[WHAT IS REQUIRED]: The expected output is exactly the lines below, starting at the line with "uint32_t pow_mask() const" and ending at the line with "else hipLaunchKernelGGL(grind_kernel, dim3(count", both included; no other line belongs in it.

[DATA LISTING]:

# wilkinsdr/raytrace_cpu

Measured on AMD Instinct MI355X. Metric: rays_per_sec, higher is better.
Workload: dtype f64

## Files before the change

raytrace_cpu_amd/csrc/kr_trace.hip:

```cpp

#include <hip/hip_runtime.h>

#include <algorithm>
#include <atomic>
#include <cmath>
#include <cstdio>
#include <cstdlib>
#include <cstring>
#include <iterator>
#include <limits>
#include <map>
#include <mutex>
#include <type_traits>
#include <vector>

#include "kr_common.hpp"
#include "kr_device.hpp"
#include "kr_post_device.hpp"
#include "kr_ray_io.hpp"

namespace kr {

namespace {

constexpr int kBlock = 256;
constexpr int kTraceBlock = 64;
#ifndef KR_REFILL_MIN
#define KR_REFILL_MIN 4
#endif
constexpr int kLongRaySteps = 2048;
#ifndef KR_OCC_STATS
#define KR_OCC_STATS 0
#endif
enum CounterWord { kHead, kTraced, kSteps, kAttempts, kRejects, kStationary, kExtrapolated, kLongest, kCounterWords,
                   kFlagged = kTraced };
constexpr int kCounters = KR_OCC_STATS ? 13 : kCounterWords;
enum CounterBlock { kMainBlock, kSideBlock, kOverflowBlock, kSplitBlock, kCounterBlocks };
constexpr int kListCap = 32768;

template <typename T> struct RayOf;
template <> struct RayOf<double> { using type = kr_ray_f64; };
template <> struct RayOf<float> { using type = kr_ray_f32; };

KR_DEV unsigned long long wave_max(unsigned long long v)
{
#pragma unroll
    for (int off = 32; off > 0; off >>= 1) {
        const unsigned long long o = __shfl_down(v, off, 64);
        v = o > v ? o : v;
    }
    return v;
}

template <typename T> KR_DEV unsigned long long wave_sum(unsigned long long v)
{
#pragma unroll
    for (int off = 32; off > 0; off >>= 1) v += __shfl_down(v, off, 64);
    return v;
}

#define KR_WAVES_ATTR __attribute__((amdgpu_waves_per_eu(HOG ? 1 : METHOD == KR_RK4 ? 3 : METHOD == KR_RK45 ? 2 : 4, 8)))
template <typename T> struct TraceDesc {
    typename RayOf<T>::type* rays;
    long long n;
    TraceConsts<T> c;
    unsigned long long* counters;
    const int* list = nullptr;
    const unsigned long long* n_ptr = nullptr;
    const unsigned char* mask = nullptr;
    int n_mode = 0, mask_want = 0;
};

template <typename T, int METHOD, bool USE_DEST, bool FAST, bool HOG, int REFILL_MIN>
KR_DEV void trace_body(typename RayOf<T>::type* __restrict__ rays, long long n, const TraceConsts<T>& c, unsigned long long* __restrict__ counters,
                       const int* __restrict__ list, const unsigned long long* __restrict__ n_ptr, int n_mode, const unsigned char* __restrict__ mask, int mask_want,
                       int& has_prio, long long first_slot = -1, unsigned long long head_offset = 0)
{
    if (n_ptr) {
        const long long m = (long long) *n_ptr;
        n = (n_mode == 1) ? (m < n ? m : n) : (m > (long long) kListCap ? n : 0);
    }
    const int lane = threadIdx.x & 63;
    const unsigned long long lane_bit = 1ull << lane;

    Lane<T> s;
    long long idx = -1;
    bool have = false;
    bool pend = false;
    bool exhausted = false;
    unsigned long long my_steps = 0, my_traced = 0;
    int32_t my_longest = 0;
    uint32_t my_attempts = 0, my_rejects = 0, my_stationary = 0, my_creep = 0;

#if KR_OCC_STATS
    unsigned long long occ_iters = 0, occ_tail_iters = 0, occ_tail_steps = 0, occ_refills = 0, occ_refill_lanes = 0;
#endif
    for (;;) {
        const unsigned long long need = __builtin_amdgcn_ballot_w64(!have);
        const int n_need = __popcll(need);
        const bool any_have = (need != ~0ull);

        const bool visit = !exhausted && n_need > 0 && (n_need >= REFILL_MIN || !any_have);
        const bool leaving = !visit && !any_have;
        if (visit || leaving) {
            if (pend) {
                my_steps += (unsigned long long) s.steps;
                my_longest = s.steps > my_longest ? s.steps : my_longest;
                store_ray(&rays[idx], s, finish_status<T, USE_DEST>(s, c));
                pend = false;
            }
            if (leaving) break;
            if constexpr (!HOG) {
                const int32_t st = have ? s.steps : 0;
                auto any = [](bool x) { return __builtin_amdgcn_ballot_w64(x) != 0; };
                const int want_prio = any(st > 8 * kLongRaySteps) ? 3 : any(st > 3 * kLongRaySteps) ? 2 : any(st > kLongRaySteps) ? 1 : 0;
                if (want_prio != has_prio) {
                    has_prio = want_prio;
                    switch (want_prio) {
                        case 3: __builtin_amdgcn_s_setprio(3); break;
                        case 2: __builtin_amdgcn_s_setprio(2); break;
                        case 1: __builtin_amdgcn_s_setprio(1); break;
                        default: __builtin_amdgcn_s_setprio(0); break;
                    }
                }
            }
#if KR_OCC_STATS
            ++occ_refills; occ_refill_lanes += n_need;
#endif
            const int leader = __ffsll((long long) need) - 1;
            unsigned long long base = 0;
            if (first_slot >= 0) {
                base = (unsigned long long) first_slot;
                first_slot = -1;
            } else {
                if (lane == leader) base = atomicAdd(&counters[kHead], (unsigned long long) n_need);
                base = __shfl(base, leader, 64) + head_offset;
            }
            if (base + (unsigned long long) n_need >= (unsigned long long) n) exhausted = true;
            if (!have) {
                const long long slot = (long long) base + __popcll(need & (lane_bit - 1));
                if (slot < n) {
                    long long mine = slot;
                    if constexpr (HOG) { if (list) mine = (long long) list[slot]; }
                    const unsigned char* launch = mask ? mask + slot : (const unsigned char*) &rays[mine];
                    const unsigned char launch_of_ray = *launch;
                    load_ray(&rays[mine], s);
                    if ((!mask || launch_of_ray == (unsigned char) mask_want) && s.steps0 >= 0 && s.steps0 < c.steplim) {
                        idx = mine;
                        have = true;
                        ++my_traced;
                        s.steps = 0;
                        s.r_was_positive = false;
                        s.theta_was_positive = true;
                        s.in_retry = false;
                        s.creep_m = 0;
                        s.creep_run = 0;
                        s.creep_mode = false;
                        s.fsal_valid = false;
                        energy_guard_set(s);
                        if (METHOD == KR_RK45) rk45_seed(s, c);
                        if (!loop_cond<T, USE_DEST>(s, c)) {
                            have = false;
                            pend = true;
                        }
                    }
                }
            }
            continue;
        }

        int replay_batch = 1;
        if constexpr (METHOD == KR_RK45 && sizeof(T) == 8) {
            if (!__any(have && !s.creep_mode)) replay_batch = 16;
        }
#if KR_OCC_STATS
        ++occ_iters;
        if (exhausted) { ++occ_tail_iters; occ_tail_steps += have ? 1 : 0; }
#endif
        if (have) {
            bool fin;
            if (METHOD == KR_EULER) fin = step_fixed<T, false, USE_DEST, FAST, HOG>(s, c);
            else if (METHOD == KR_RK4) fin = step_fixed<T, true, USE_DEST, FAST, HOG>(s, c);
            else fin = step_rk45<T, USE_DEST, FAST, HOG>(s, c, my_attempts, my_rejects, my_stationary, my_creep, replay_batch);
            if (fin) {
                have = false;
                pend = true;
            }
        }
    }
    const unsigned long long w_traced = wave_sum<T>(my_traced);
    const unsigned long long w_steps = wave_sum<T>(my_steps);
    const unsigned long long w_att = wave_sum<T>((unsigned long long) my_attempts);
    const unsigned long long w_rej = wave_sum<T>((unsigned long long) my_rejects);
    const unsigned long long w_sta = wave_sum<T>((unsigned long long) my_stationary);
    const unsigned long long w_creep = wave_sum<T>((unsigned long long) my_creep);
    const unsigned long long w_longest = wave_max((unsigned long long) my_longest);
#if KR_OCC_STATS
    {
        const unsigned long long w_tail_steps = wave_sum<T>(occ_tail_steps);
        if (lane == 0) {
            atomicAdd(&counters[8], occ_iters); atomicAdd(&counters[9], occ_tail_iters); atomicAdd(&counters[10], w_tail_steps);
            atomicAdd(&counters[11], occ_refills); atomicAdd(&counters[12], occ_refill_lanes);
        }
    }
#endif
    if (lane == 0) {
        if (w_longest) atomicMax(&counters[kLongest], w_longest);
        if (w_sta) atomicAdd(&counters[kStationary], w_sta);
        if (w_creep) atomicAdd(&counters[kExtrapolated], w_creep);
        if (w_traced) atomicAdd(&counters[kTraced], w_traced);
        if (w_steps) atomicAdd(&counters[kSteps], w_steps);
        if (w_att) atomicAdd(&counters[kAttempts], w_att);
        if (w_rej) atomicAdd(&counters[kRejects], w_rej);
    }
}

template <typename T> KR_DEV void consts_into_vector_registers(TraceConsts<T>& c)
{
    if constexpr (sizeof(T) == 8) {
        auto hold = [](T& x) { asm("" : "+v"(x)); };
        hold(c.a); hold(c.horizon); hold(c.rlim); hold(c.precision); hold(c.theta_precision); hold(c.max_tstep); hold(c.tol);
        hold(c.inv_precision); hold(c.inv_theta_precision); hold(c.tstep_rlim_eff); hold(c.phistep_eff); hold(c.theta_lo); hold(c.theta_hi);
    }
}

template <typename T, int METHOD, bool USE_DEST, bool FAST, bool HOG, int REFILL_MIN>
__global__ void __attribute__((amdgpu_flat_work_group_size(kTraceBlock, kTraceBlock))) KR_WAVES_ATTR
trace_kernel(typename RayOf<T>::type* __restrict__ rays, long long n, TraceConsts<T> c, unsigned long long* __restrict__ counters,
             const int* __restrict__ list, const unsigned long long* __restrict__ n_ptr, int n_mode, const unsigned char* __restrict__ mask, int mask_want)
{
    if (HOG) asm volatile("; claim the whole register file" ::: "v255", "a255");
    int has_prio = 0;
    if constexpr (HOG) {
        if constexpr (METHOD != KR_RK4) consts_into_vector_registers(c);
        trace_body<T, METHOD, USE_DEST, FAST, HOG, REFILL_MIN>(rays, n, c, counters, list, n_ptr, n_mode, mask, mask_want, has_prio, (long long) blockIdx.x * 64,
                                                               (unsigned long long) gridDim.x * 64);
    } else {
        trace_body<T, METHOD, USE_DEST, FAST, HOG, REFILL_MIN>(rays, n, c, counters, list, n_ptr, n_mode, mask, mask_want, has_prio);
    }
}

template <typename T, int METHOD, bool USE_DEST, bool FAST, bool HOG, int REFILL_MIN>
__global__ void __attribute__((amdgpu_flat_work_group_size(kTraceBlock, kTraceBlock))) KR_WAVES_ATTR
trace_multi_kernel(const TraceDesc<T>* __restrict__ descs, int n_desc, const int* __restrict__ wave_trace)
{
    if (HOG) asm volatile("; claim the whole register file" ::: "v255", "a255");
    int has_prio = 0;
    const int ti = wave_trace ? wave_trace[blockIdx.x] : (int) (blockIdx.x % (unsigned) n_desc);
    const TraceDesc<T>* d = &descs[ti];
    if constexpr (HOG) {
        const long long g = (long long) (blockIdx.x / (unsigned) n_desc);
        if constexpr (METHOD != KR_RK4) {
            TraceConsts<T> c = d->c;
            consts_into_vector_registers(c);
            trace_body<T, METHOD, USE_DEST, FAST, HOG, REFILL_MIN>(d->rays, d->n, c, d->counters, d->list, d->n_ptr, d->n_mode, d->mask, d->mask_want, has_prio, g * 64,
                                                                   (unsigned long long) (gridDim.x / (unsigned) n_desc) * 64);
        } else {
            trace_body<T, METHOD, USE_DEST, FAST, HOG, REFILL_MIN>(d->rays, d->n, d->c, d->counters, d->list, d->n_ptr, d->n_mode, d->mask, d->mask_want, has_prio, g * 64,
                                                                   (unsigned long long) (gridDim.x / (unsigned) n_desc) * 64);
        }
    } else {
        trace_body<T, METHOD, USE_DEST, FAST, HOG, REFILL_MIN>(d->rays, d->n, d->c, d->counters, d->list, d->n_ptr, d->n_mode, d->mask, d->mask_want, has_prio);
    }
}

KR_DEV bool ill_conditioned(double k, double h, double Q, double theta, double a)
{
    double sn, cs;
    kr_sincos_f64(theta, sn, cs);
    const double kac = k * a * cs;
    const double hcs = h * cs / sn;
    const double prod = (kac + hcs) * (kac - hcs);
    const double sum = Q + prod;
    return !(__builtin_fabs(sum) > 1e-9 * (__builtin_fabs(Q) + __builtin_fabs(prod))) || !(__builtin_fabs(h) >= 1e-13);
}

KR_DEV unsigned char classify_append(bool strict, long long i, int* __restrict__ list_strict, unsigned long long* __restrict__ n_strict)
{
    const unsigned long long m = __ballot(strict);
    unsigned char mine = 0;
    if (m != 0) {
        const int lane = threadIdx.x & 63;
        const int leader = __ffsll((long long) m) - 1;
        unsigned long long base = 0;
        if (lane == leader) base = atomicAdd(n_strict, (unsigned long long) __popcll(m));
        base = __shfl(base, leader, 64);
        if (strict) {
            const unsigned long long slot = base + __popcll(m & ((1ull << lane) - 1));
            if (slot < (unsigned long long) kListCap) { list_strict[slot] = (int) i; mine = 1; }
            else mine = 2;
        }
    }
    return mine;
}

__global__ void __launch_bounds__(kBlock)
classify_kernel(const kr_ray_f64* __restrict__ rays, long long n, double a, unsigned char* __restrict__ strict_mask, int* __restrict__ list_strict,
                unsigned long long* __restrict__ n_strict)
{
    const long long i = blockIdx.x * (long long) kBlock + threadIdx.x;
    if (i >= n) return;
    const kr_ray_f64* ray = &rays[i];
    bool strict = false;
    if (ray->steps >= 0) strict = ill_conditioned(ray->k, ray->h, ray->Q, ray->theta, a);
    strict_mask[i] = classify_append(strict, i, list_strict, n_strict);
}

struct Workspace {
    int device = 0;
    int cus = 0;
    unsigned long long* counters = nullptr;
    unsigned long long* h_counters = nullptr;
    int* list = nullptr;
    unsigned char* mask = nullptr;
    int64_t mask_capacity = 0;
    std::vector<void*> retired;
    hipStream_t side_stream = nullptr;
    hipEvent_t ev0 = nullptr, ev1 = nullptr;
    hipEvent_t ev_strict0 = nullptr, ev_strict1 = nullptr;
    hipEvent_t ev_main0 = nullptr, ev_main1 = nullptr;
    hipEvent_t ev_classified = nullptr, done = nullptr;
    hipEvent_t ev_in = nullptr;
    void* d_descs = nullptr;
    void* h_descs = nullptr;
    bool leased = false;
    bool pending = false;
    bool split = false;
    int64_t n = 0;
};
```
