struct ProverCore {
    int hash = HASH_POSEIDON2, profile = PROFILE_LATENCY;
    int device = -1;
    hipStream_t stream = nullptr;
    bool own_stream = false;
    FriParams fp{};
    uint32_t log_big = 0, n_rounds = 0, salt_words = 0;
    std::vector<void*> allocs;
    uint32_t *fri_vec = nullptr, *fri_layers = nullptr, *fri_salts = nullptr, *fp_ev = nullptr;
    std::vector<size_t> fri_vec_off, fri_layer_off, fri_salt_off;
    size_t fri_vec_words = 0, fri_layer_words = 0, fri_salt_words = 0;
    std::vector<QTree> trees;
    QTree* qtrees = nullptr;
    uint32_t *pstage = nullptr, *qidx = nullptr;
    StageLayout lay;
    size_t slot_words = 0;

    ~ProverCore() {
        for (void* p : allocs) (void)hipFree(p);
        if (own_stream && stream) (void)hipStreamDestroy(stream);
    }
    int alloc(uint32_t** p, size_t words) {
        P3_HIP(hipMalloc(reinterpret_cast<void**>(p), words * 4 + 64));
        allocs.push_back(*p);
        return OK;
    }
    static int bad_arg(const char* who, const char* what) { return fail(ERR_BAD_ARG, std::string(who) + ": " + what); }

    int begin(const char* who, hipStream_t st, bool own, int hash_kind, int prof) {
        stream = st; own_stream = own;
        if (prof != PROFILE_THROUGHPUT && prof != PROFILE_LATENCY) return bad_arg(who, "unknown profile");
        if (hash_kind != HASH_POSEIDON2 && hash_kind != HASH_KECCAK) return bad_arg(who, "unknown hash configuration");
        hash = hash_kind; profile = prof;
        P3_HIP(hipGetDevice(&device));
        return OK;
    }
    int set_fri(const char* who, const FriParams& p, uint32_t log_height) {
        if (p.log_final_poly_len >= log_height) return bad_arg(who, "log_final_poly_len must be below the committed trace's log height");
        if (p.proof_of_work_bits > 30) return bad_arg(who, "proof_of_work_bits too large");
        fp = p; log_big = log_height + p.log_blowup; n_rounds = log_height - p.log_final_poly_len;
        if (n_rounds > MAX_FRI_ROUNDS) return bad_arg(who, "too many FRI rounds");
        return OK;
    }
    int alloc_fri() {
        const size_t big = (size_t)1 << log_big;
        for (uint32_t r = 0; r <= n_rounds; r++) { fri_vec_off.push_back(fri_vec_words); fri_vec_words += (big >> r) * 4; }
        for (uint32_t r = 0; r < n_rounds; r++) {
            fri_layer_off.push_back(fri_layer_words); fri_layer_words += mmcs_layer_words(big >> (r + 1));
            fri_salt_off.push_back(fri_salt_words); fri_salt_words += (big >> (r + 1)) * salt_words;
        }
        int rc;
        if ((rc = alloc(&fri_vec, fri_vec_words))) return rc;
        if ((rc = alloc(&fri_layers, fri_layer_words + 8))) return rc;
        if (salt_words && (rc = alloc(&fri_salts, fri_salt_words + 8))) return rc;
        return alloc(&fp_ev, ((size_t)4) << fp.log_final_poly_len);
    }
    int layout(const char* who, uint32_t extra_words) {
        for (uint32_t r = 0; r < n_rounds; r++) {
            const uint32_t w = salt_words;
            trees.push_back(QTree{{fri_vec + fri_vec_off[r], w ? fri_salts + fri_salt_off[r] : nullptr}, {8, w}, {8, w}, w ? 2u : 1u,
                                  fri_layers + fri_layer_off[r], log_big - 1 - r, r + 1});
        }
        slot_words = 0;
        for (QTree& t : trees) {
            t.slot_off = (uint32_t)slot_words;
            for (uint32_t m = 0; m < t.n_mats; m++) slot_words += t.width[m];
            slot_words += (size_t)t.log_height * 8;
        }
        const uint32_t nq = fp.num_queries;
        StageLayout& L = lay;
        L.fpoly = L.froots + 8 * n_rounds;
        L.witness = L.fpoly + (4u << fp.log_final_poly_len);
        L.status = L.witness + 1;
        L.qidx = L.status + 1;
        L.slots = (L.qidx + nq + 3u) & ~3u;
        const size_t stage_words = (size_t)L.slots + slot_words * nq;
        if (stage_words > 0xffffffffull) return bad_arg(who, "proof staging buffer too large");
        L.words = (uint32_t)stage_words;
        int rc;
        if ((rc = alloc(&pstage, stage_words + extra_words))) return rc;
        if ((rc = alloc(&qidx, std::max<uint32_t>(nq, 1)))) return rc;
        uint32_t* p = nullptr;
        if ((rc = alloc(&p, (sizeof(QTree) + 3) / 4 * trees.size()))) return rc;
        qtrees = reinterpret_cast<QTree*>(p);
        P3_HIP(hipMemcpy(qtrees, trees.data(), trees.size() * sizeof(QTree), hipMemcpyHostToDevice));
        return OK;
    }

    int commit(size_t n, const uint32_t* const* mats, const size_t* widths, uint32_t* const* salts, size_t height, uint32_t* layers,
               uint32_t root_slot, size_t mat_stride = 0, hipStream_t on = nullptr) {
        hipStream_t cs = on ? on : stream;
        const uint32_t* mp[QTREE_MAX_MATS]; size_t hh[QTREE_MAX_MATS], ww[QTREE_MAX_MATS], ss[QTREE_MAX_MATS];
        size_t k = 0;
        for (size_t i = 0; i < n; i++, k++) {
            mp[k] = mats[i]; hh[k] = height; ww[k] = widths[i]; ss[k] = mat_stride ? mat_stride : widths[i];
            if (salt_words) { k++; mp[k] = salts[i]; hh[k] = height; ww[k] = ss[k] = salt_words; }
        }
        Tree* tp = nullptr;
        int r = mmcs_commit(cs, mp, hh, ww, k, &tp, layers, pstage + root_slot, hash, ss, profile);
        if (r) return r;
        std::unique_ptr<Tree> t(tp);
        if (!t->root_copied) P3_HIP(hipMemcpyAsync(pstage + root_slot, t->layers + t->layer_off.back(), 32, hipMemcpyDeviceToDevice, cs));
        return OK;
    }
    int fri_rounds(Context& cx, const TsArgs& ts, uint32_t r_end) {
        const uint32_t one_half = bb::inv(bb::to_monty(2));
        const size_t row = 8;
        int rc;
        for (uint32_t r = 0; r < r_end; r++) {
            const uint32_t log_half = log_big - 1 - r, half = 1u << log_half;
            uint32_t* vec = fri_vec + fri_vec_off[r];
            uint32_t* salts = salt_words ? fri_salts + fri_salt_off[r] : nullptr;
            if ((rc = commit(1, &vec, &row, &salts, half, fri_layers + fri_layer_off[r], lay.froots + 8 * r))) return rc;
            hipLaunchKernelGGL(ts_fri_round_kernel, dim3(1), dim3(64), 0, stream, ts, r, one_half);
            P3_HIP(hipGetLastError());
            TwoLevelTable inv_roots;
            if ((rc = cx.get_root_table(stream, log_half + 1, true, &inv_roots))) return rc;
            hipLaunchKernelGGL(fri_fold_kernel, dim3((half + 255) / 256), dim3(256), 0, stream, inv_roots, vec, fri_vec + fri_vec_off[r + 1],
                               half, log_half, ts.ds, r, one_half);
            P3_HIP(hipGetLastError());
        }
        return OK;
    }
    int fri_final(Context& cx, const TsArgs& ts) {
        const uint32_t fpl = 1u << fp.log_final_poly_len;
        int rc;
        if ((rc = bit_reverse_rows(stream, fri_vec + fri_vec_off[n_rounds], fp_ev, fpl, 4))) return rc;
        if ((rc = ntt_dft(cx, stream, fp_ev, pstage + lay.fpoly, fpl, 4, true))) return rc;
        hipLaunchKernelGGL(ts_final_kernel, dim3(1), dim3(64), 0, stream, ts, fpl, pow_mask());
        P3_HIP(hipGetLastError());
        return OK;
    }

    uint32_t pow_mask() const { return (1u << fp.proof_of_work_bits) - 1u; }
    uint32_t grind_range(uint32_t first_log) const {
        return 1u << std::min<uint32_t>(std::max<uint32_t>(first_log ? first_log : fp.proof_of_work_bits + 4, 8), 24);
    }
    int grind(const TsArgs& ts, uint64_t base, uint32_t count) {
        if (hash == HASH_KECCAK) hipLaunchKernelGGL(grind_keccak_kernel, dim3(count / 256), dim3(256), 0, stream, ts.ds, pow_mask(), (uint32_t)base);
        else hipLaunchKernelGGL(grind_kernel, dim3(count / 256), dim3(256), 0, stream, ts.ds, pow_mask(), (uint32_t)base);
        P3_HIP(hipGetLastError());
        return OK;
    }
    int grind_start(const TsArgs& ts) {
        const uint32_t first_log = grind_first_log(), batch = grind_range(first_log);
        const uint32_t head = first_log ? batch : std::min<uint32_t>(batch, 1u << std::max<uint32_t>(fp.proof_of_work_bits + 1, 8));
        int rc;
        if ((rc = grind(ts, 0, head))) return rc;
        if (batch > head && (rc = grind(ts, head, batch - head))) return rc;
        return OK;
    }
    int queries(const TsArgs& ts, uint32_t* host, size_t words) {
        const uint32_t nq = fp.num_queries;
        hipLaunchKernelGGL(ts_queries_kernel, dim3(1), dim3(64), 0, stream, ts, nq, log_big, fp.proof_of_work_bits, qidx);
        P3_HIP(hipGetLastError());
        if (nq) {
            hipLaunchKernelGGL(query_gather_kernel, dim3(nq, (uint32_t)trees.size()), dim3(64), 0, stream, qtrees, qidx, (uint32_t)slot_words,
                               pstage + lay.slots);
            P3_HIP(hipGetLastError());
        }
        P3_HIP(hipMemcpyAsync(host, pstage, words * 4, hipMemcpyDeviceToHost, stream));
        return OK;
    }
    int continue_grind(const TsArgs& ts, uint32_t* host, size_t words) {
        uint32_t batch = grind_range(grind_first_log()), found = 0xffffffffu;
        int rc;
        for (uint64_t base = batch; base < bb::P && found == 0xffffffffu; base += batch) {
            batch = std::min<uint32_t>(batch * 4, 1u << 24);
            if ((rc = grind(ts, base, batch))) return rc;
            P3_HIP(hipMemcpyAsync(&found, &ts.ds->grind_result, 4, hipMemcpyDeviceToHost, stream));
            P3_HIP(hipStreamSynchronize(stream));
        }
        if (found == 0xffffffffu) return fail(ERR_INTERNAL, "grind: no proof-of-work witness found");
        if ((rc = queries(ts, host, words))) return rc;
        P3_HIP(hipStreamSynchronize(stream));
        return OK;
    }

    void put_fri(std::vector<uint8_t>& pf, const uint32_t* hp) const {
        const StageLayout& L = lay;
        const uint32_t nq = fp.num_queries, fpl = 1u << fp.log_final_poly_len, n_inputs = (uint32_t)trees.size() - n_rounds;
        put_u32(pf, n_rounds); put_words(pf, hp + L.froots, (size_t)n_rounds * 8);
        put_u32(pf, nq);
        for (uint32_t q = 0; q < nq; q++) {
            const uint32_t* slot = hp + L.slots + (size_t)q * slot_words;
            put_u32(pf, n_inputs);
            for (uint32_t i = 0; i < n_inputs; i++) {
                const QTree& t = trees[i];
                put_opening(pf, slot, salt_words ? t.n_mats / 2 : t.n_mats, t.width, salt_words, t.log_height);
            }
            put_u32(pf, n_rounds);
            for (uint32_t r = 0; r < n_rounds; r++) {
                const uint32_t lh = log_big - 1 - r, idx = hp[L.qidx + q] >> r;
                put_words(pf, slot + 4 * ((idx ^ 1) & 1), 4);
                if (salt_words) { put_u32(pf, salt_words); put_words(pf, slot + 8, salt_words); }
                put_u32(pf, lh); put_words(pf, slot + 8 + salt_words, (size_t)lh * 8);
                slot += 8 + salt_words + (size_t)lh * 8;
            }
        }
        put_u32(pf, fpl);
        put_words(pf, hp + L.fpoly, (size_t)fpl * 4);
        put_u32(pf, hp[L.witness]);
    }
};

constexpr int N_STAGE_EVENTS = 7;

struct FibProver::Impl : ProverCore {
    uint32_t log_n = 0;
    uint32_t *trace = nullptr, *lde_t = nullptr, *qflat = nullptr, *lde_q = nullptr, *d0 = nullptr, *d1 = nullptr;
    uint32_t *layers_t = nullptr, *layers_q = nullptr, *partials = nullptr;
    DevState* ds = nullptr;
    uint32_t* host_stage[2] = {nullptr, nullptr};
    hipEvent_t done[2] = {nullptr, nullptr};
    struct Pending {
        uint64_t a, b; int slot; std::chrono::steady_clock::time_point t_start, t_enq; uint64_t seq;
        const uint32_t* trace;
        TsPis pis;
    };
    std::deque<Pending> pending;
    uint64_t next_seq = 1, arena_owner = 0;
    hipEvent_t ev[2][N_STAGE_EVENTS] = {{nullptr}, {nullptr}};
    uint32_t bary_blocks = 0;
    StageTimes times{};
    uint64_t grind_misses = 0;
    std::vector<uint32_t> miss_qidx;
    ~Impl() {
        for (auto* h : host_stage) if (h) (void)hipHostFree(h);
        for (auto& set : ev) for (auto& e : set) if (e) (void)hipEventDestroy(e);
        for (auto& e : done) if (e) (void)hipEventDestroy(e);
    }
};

[EXERCISE RESPONSE]:
    uint32_t pow_mask() const { return (1u << fp.proof_of_work_bits) - 1u; }
    uint32_t grind_range(uint32_t first_log) const {
        return 1u << std::min<uint32_t>(std::max<uint32_t>(first_log ? first_log : fp.proof_of_work_bits + 4, 8), 24);
    }
    int grind(const TsArgs& ts, uint64_t base, uint32_t count) {
        if (hash == HASH_KECCAK) hipLaunchKernelGGL(grind_keccak_kernel, dim3(count / 256), dim3(256), 0, stream, ts.ds, pow_mask(), (uint32_t)base);
        else hipLaunchKernelGGL(grind_kernel, dim3(count / 256), dim3(256), 0, stream, ts.ds, pow_mask(), (uint32_t)base);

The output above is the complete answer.